= Beginning of Section =

template <int KS, int S>
__global__ __launch_bounds__(256) void k_dwconv(const bf16_t* __restrict__ in, const bf16_t* __restrict__ w,
                                                const float* __restrict__ bias, bf16_t* __restrict__ out,
                                                float* __restrict__ pool_partial, int B, int nblk, int H, int W, int C,
                                                int Ho, int Wo, int act) {
    constexpr int PAD = KS / 2;
    constexpr int IW = (DW_PX - 1) * S + KS;
    __shared__ float red[256][8];
    const int CG = C >> 3;
    const int strips = (Wo + DW_PX - 1) / DW_PX;
    const int xcd = blockIdx.x & 7;
    const int seq = blockIdx.x >> 3;
    const int b = xcd + 8 * (seq / nblk);
    const int blk = seq - (seq / nblk) * nblk;
    if (b >= B) return;
    const long item = (long)blk * 256 + threadIdx.x;
    const long nitems = (long)CG * strips * Ho;
    const bool live = item < nitems;
    const int cg = (int)(item % CG);
    const long rest = item / CG;
    const int sx = (int)(rest % strips);
    const int oy = (int)(rest / strips);
    const int ox0 = sx * DW_PX;
    const int c0 = cg * 8;

    float acc[DW_PX][8];
    float psum[8];
#pragma unroll
    for (int j = 0; j < 8; ++j) psum[j] = 0.f;

    if (live) {
        float bs[8];
        {
            const f32x4 b0 = *reinterpret_cast<const f32x4*>(bias + c0);
            const f32x4 b1 = *reinterpret_cast<const f32x4*>(bias + c0 + 4);
            bs[0] = b0.x; bs[1] = b0.y; bs[2] = b0.z; bs[3] = b0.w; bs[4] = b1.x; bs[5] = b1.y; bs[6] = b1.z; bs[7] = b1.w;
        }
#pragma unroll
        for (int p = 0; p < DW_PX; ++p)
#pragma unroll
            for (int j = 0; j < 8; ++j) acc[p][j] = bs[j];

        const bf16_t* inb = in + (size_t)b * H * W * C + c0;
#pragma unroll
        for (int ky = 0; ky < KS; ++ky) {
            const int iy = oy * S - PAD + ky;
            if (iy < 0 || iy >= H) continue;
            float wk[KS][8];
#pragma unroll
            for (int kx = 0; kx < KS; ++kx)
                unpack8(*reinterpret_cast<const u32x4*>(w + (size_t)(ky * KS + kx) * C + c0), wk[kx]);
            const bf16_t* row = inb + (size_t)iy * W * C;
#pragma unroll
            for (int i = 0; i < IW; ++i) {
                const int ix = ox0 * S - PAD + i;
                if (ix < 0 || ix >= W) continue;
                float v[8];
                unpack8(*reinterpret_cast<const u32x4*>(row + (size_t)ix * C), v);
#pragma unroll
                for (int p = 0; p < DW_PX; ++p) {
                    const int kx = i - p * S;
                    if (kx >= 0 && kx < KS) {
#pragma unroll
                        for (int j = 0; j < 8; ++j) acc[p][j] += wk[kx][j] * v[j];
                    }
                }
            }
        }
        bf16_t* o = out + (((size_t)b * Ho + oy) * Wo + ox0) * C + c0;
        MI355_ACT_DISPATCH(act, {
_Pragma("unroll")
            for (int p = 0; p < DW_PX; ++p)
_Pragma("unroll")
                for (int j = 0; j < 8; ++j) acc[p][j] = act_c<ACT>(acc[p][j]);
        })
#pragma unroll
        for (int p = 0; p < DW_PX; ++p) {
            if (ox0 + p < Wo) {
#pragma unroll
                for (int j = 0; j < 8; ++j) psum[j] += acc[p][j];
                if (C >= 64) __builtin_nontemporal_store(pack8(acc[p]), reinterpret_cast<u32x4*>(o + (size_t)p * C));
                else *reinterpret_cast<u32x4*>(o + (size_t)p * C) = pack8(acc[p]);
            }
        }
    }

    if (pool_partial != nullptr) {
#pragma unroll
        for (int j = 0; j < 8; ++j) red[threadIdx.x][j] = psum[j];
        __syncthreads();
        const int ncg = CG < 256 ? CG : 256;
        if ((int)threadIdx.x < ncg) {
            float s[8];
#pragma unroll
            for (int j = 0; j < 8; ++j) s[j] = 0.f;
            for (int u = threadIdx.x; u < 256; u += CG) {
#pragma unroll
                for (int j = 0; j < 8; ++j) s[j] += red[u][j];
            }
            const int my_cg = (int)(((long)blk * 256 + threadIdx.x) % CG);
            float* pp = pool_partial + ((size_t)b * nblk + blk) * C + my_cg * 8;
            *reinterpret_cast<f32x4*>(pp) = (f32x4){s[0], s[1], s[2], s[3]};
            *reinterpret_cast<f32x4*>(pp + 4) = (f32x4){s[4], s[5], s[6], s[7]};
        }
        if (CG > 256) {
            const int first = (int)(((long)blk * 256) % CG);
            for (int t = 256 + threadIdx.x; t < CG; t += 256) {
                const int z = (first + t) % CG;
                float* pp = pool_partial + ((size_t)b * nblk + blk) * C + z * 8;
                *reinterpret_cast<f32x4*>(pp) = (f32x4){0.f, 0.f, 0.f, 0.f};
                *reinterpret_cast<f32x4*>(pp + 4) = (f32x4){0.f, 0.f, 0.f, 0.f};
            }
        }
    }
}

= End of Section =

_Your instructions_. Wherever the line holding "bs[0] = b0.x;" falls in the entries above, copy exactly from it through the line holding "for (int kx = 0; kx < KS; ++kx)", inclusive, and add nothing.

_Reply_.
            bs[0] = b0.x; bs[1] = b0.y; bs[2] = b0.z; bs[3] = b0.w; bs[4] = b1.x; bs[5] = b1.y; bs[6] = b1.z; bs[7] = b1.w;
        }
#pragma unroll
        for (int p = 0; p < DW_PX; ++p)
#pragma unroll
            for (int j = 0; j < 8; ++j) acc[p][j] = bs[j];

        const bf16_t* inb = in + (size_t)b * H * W * C + c0;
#pragma unroll
        for (int ky = 0; ky < KS; ++ky) {
            const int iy = oy * S - PAD + ky;
            if (iy < 0 || iy >= H) continue;
            float wk[KS][8];
#pragma unroll
            for (int kx = 0; kx < KS; ++kx)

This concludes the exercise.